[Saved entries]
════
# ByteDance-Seed/Bagel

Hardware: NVIDIA H100
Metric: denoised images/sec @1024^2, 50 steps, BAGEL-7B-MoT (higher is better)
Workload: dtype bf16

## Files before the change

### bagel_b200/csrc/attn.cu

```cuda
#include <cuda.h>
#include <cuda_bf16.h>
#include <cuda_runtime.h>
#include <stdint.h>
#include <stdio.h>
#include <stdlib.h>

#include "common.cuh"
#include "host_util.h"
#include "attn_decode.h"

namespace bagel {

constexpr int kAttnThreads = 2 * 128 + 32;
constexpr int kAttnMmaWarps = 8;
constexpr int kBlockM = 128;
constexpr int kBlockN = 128;

struct AttnParams {
  __nv_bfloat16* out;
  long long ld_out;
  const int* cu_q;
  const int* cu_k;
  const int* seqused_k;
  int Hq, Hk;
  int causal;
  float scale_log2;
  int poly;
};

template <int D>
struct AttnCfg {
  static constexpr int kTileBytes = kBlockM * D * 2;
  static constexpr int kStages = (D == 128) ? 4 : 6;
  static constexpr int kSmemBytes = kTileBytes + kStages * kTileBytes + 1024 + 256;
};

__device__ __forceinline__ float ex2(float x) {
  float y;
  asm("ex2.approx.ftz.f32 %0, %1;" : "=f"(y) : "f"(x));
  return y;
}

__device__ __forceinline__ float2 ex2_poly2(float2 x) {
  const float2 magic = make_float2(12582912.0f, 12582912.0f);
  const float2 c1 = make_float2(0.69328292f, 0.69328292f), c2 = make_float2(0.24221068f, 0.24221068f),
               c3 = make_float2(0.05500873f, 0.05500873f);
  x.x = fmaxf(x.x, -126.0f);
  x.y = fmaxf(x.y, -126.0f);
  const float2 t = make_float2(x.x + magic.x, x.y + magic.y);
  const float2 n = make_float2(t.x - magic.x, t.y - magic.y);
  const float2 f = make_float2(x.x - n.x, x.y - n.y);
  float2 q = make_float2(fmaf(f.x, c3.x, c2.x), fmaf(f.y, c3.y, c2.y));
  q = make_float2(fmaf(q.x, f.x, c1.x), fmaf(q.y, f.y, c1.y));
  q = make_float2(fmaf(q.x, f.x, 1.0f), fmaf(q.y, f.y, 1.0f));
  float2 r;
  r.x = __int_as_float(__float_as_int(q.x) + (__float_as_int(t.x) << 23));
  r.y = __int_as_float(__float_as_int(q.y) + (__float_as_int(t.y) << 23));
  return r;
}

template <int D>
__global__ void __launch_bounds__(kAttnThreads, 1)
attn_varlen_kernel(const __grid_constant__ CUtensorMap tmQ, const __grid_constant__ CUtensorMap tmK,
                   const __grid_constant__ CUtensorMap tmV, const AttnParams p) {
  using Cfg = AttnCfg<D>;
  constexpr int kStages = Cfg::kStages;
  constexpr int kTileBytes = Cfg::kTileBytes;
  constexpr int kAtoms = D / 64;
  constexpr int kAtomBytes = kBlockM * 128;

  const int qt = p.causal ? (int)(gridDim.x - 1 - blockIdx.x) : (int)blockIdx.x;
  const int h = blockIdx.y, b = blockIdx.z;
  const int q_beg = p.cu_q[b];
  const int Lq = p.cu_q[b + 1] - q_beg;
  const int q0 = qt * kBlockM;
  if (q0 >= Lq) return;
  const int hk = h / (p.Hq / p.Hk);
  const int k_beg = p.cu_k[b];
  const int Lk = p.seqused_k ? p.seqused_k[b] : (p.cu_k[b + 1] - k_beg);
  const int shift = Lk - Lq;
  int kv_end = Lk;
  if (p.causal) kv_end = max(0, min(Lk, min(Lq, q0 + kBlockM) - 1 + shift + 1));
  const int nblk = (kv_end + kBlockN - 1) / kBlockN;

  extern __shared__ uint8_t smem_raw[];
  uint8_t* smem = reinterpret_cast<uint8_t*>((reinterpret_cast<uintptr_t>(smem_raw) + 1023) & ~uintptr_t(1023));
  uint8_t* smem_q = smem;
  uint8_t* smem_kv = smem + kTileBytes;
  uint64_t* bars = reinterpret_cast<uint64_t*>(smem_kv + kStages * kTileBytes);
  uint64_t* q_full = bars;
  uint64_t* kv_full = bars + 1;
  uint64_t* kv_empty = kv_full + kStages;

  const int wg = threadIdx.x >> 7;
  const int warp = threadIdx.x >> 5;
  const int lane = threadIdx.x & 31;

  if (threadIdx.x == 0) {
    tma_prefetch_desc(&tmQ);
    tma_prefetch_desc(&tmK);
    tma_prefetch_desc(&tmV);
    mbar_init(q_full, 1);
    for (int i = 0; i < kStages; ++i) {
      mbar_init(&kv_full[i], 1);
      mbar_init(&kv_empty[i], kAttnMmaWarps);
    }
    fence_mbar_init();
  }
  __syncthreads();

  if (wg == 2) {
    if (elect_one_lane() && nblk > 0) {
      mbar_expect_tx(q_full, kTileBytes);
      for (int a = 0; a < kAtoms; ++a)
        tma_load_2d(smem_q + a * kAtomBytes, &tmQ, q_full, h * D + a * 64, q_beg + q0, kEvictFirst);
      int stage = 0;
      uint32_t phase = 0;
      for (int j = 0; j < nblk; ++j) {
        for (int kv = 0; kv < 2; ++kv) {
          mbar_wait(&kv_empty[stage], phase ^ 1);
          mbar_expect_tx(&kv_full[stage], kTileBytes);
          const CUtensorMap* tm = kv == 0 ? &tmK : &tmV;
          for (int a = 0; a < kAtoms; ++a)
            tma_load_2d(smem_kv + stage * kTileBytes + a * kAtomBytes, tm, &kv_full[stage], hk * D + a * 64,
                        k_beg + j * kBlockN, kEvictLast);
          if (++stage == kStages) { stage = 0; phase ^= 1; }
        }
      }
    }
  } else {
    const int half = wg;
    const int cq = 2 * (lane & 3);
    const int row0 = half * 64 + (warp & 3) * 16 + (lane >> 2);
    const int qi[2] = {q0 + row0, q0 + row0 + 8};
    float o[D / 2];
#pragma unroll
    for (int i = 0; i < D / 2; ++i) o[i] = 0.f;
    float m[2] = {-INFINITY, -INFINITY}, l[2] = {0.f, 0.f};

    if (nblk > 0) {
      mbar_wait(q_full, 0);
      const uint32_t q_addr = smem_u32(smem_q) + half * 64 * 128;
      const int tile_q_lo = q0 + half * 64;
      int stage = 0;
      uint32_t phase = 0;
      for (int j = 0; j < nblk; ++j) {
        float s[kBlockN / 2];
        mbar_wait(&kv_full[stage], phase);
        {
          const uint32_t k_addr = smem_u32(smem_kv + stage * kTileBytes);
          wgmma_fence();
#pragma unroll
          for (int a = 0; a < kAtoms; ++a)
#pragma unroll
            for (int k = 0; k < 4; ++k)
              wgmma_ss<kBlockN>(s, gmma_desc_kmajor_sw128(q_addr + a * kAtomBytes) + 2 * k,
                                gmma_desc_kmajor_sw128(k_addr + a * kAtomBytes) + 2 * k, (a | k) != 0);
          wgmma_commit();
          wgmma_wait<0>();
          gmma_fence_operand(s);
        }
        __syncwarp();
        if (lane == 0) mbar_arrive(&kv_empty[stage]);
        if (++stage == kStages) { stage = 0; phase ^= 1; }

        const int kv0 = j * kBlockN;
        const bool need_mask = (kv0 + kBlockN > Lk) || (p.causal && (kv0 + kBlockN - 1 > tile_q_lo + shift));
        if (need_mask) {
#pragma unroll
          for (int r = 0; r < 2; ++r) {
            const int lim = p.causal ? min(Lk - 1, qi[r] + shift) : (Lk - 1);
#pragma unroll
            for (int c = 0; c < kBlockN / 8; ++c)
#pragma unroll
              for (int e = 0; e < 2; ++e)
                if (kv0 + 8 * c + cq + e > lim) s[4 * c + 2 * r + e] = -INFINITY;
          }
        }
        float neg_ms[2], alpha[2];
#pragma unroll
        for (int r = 0; r < 2; ++r) {
          float mx = -INFINITY;
#pragma unroll
          for (int c = 0; c < kBlockN / 8; ++c) mx = fmaxf(mx, fmaxf(s[4 * c + 2 * r], s[4 * c + 2 * r + 1]));
          mx = fmaxf(mx, __shfl_xor_sync(0xffffffffu, mx, 1));
          mx = fmaxf(mx, __shfl_xor_sync(0xffffffffu, mx, 2));
          const float m_new = fmaxf(m[r], mx);
          const float m_use = (m_new == -INFINITY) ? 0.f : m_new;
          alpha[r] = ex2((m[r] - m_use) * p.scale_log2);
          m[r] = m_new;
          neg_ms[r] = -m_use * p.scale_log2;
        }
        const bool poly = p.poly && !need_mask;
        float rs[2] = {0.f, 0.f};
        uint32_t pa[kBlockN / 16][4];
#pragma unroll
        for (int c = 0; c < kBlockN / 8; ++c) {
#pragma unroll
          for (int r = 0; r < 2; ++r) {
            const float2 x = make_float2(fmaf(s[4 * c + 2 * r], p.scale_log2, neg_ms[r]),
                                         fmaf(s[4 * c + 2 * r + 1], p.scale_log2, neg_ms[r]));
            const float2 e = (poly && (c & 3) == 3) ? ex2_poly2(x) : make_float2(ex2(x.x), ex2(x.y));
            rs[r] += e.x + e.y;
            pa[c >> 1][(c & 1) * 2 + r] = pack_bf16x2(e.x, e.y);
          }
        }
#pragma unroll
        for (int r = 0; r < 2; ++r) {
          l[r] = l[r] * alpha[r] + rs[r];
#pragma unroll
          for (int c = 0; c < D / 8; ++c) {
            o[4 * c + 2 * r] *= alpha[r];
            o[4 * c + 2 * r + 1] *= alpha[r];
          }
        }

        mbar_wait(&kv_full[stage], phase);
        {
          const uint32_t v_addr = smem_u32(smem_kv + stage * kTileBytes);
          wgmma_fence();
#pragma unroll
          for (int kk = 0; kk < kBlockN / 16; ++kk)
            wgmma_rs<D, 1>(o, pa[kk], gmma_desc_mnmajor_sw128(v_addr + kk * 2048, kAtomBytes), 1u);
          wgmma_commit();
          wgmma_wait<0>();
          gmma_fence_operand(o);
        }
        __syncwarp();
        if (lane == 0) mbar_arrive(&kv_empty[stage]);
        if (++stage == kStages) { stage = 0; phase ^= 1; }
      }
    }

#pragma unroll
    for (int r = 0; r < 2; ++r) {
      float lr = l[r];
      lr += __shfl_xor_sync(0xffffffffu, lr, 1);
      lr += __shfl_xor_sync(0xffffffffu, lr, 2);
      const float inv_l = (lr > 0.f && m[r] != -INFINITY) ? (1.f / lr) : 0.f;
      if (qi[r] >= Lq) continue;
      __nv_bfloat16* orow = p.out + (long long)(q_beg + qi[r]) * p.ld_out + h * D;
#pragma unroll
      for (int c = 0; c < D / 8; ++c)
        *reinterpret_cast<uint32_t*>(orow + 8 * c + cq) = pack_bf16x2(o[4 * c + 2 * r] * inv_l, o[4 * c + 2 * r + 1] * inv_l);
    }
  }
}

template <int D>
static int launch_attn(const CUtensorMap& tmQ, const CUtensorMap& tmK, const CUtensorMap& tmV, const AttnParams& p, int B,
                       int max_seqlen_q, cudaStream_t stream) {
  using Cfg = AttnCfg<D>;
  auto kern = attn_varlen_kernel<D>;
  static bool attr_done = false;
  if (!attr_done) {
    BAGEL_CUDA_CHECK(cudaFuncSetAttribute(kern, cudaFuncAttributeMaxDynamicSharedMemorySize, Cfg::kSmemBytes));
    attr_done = true;
  }
  const int qtiles = (max_seqlen_q + kBlockM - 1) / kBlockM;
  if (p.Hq > 65535 || B > 65535) return set_error(BAGEL_ERR_SHAPE, "bagel_attn_varlen_fwd: too many heads / samples");
  kern<<<dim3(qtiles, p.Hq, B), kAttnThreads, Cfg::kSmemBytes, stream>>>(tmQ, tmK, tmV, p);
  g_launches.fetch_add(1, std::memory_order_relaxed);
  BAGEL_CUDA_CHECK(cudaGetLastError());
  return 0;
}

}

using namespace bagel;

extern "C" int bagel_attn_varlen_fwd(const void* q, const void* k, const void* v, void* out, const int* cu_seqlens_q,
                                     const int* cu_seqlens_k, int total_q, int total_k, int batch, int num_heads_q,
                                     int num_heads_k, int head_dim, int max_seqlen_q, int max_seqlen_k, int causal,
                                     float softmax_scale, long long ld_q, long long ld_k, long long ld_v,
                                     long long ld_out, const int* seqused_k, void* stream) {
  if (head_dim != 64 && head_dim != 128)
    return set_error(BAGEL_ERR_SHAPE, "bagel_attn_varlen_fwd: head_dim must be 64 or 128 (got %d)", head_dim);
  if (num_heads_k <= 0 || num_heads_q % num_heads_k)
    return set_error(BAGEL_ERR_SHAPE, "bagel_attn_varlen_fwd: num_heads_q %% num_heads_k != 0");
  if (batch <= 0 || total_q < 0 || total_k < 0) return set_error(BAGEL_ERR_SHAPE, "bagel_attn_varlen_fwd: bad sizes");
  if ((ld_q % 8) || (ld_k % 8) || (ld_v % 8) || (ld_out % 8) || (((uintptr_t)q | (uintptr_t)k | (uintptr_t)v | (uintptr_t)out) & 15))
    return set_error(BAGEL_ERR_ALIGN, "bagel_attn_varlen_fwd: row strides %% 8 and 16-byte aligned pointers required");
  if (int rc = require_sm90()) return rc;
  if (total_q == 0 || max_seqlen_q <= 0) return 0;
  if (attn_decode_supported(max_seqlen_q, head_dim, num_heads_q, num_heads_k))
    return attn_decode(q, k, v, out, cu_seqlens_q, cu_seqlens_k, seqused_k, batch, num_heads_q, num_heads_k,
                       max_seqlen_k, softmax_scale, ld_q, ld_k, ld_v, ld_out, static_cast<cudaStream_t>(stream));

  CUtensorMap tmQ, tmK, tmV;
  if (int rc = make_tmap_2d_bf16(&tmQ, q, (uint64_t)num_heads_q * head_dim, (uint64_t)total_q, (uint64_t)ld_q, 64, kBlockM)) return rc;
  const uint64_t rows_k = total_k > 0 ? (uint64_t)total_k : 1;
  if (int rc = make_tmap_2d_bf16(&tmK, k, (uint64_t)num_heads_k * head_dim, rows_k, (uint64_t)ld_k, 64, kBlockN)) return rc;
  if (int rc = make_tmap_2d_bf16(&tmV, v, (uint64_t)num_heads_k * head_dim, rows_k, (uint64_t)ld_v, 64, kBlockN)) return rc;

  AttnParams p{};
  p.out = static_cast<__nv_bfloat16*>(out);
  p.ld_out = ld_out;
  p.cu_q = cu_seqlens_q;
  p.cu_k = cu_seqlens_k;
  p.seqused_k = seqused_k;
  p.Hq = num_heads_q;
  p.Hk = num_heads_k;
  p.causal = causal;
  p.scale_log2 = softmax_scale * 1.4426950408889634f;
  static const int poly_env = [] { const char* e = getenv("BAGEL_ATTN_POLY"); return e ? (atoi(e) != 0 ? 1 : 0) : -1; }();
  p.poly = poly_env >= 0 ? poly_env : ((causal || max_seqlen_k < 2048) ? 0 : 1);
  cudaStream_t s = static_cast<cudaStream_t>(stream);
  if (head_dim == 128) return launch_attn<128>(tmQ, tmK, tmV, p, batch, max_seqlen_q, s);
  return launch_attn<64>(tmQ, tmK, tmV, p, batch, max_seqlen_q, s);
}
```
════
Please find the lines in the data that contain the word "half" and copy them.

    const int half = wg;
    const int row0 = half * 64 + (warp & 3) * 16 + (lane >> 2);
      const uint32_t q_addr = smem_u32(smem_q) + half * 64 * 128;
      const int tile_q_lo = q0 + half * 64;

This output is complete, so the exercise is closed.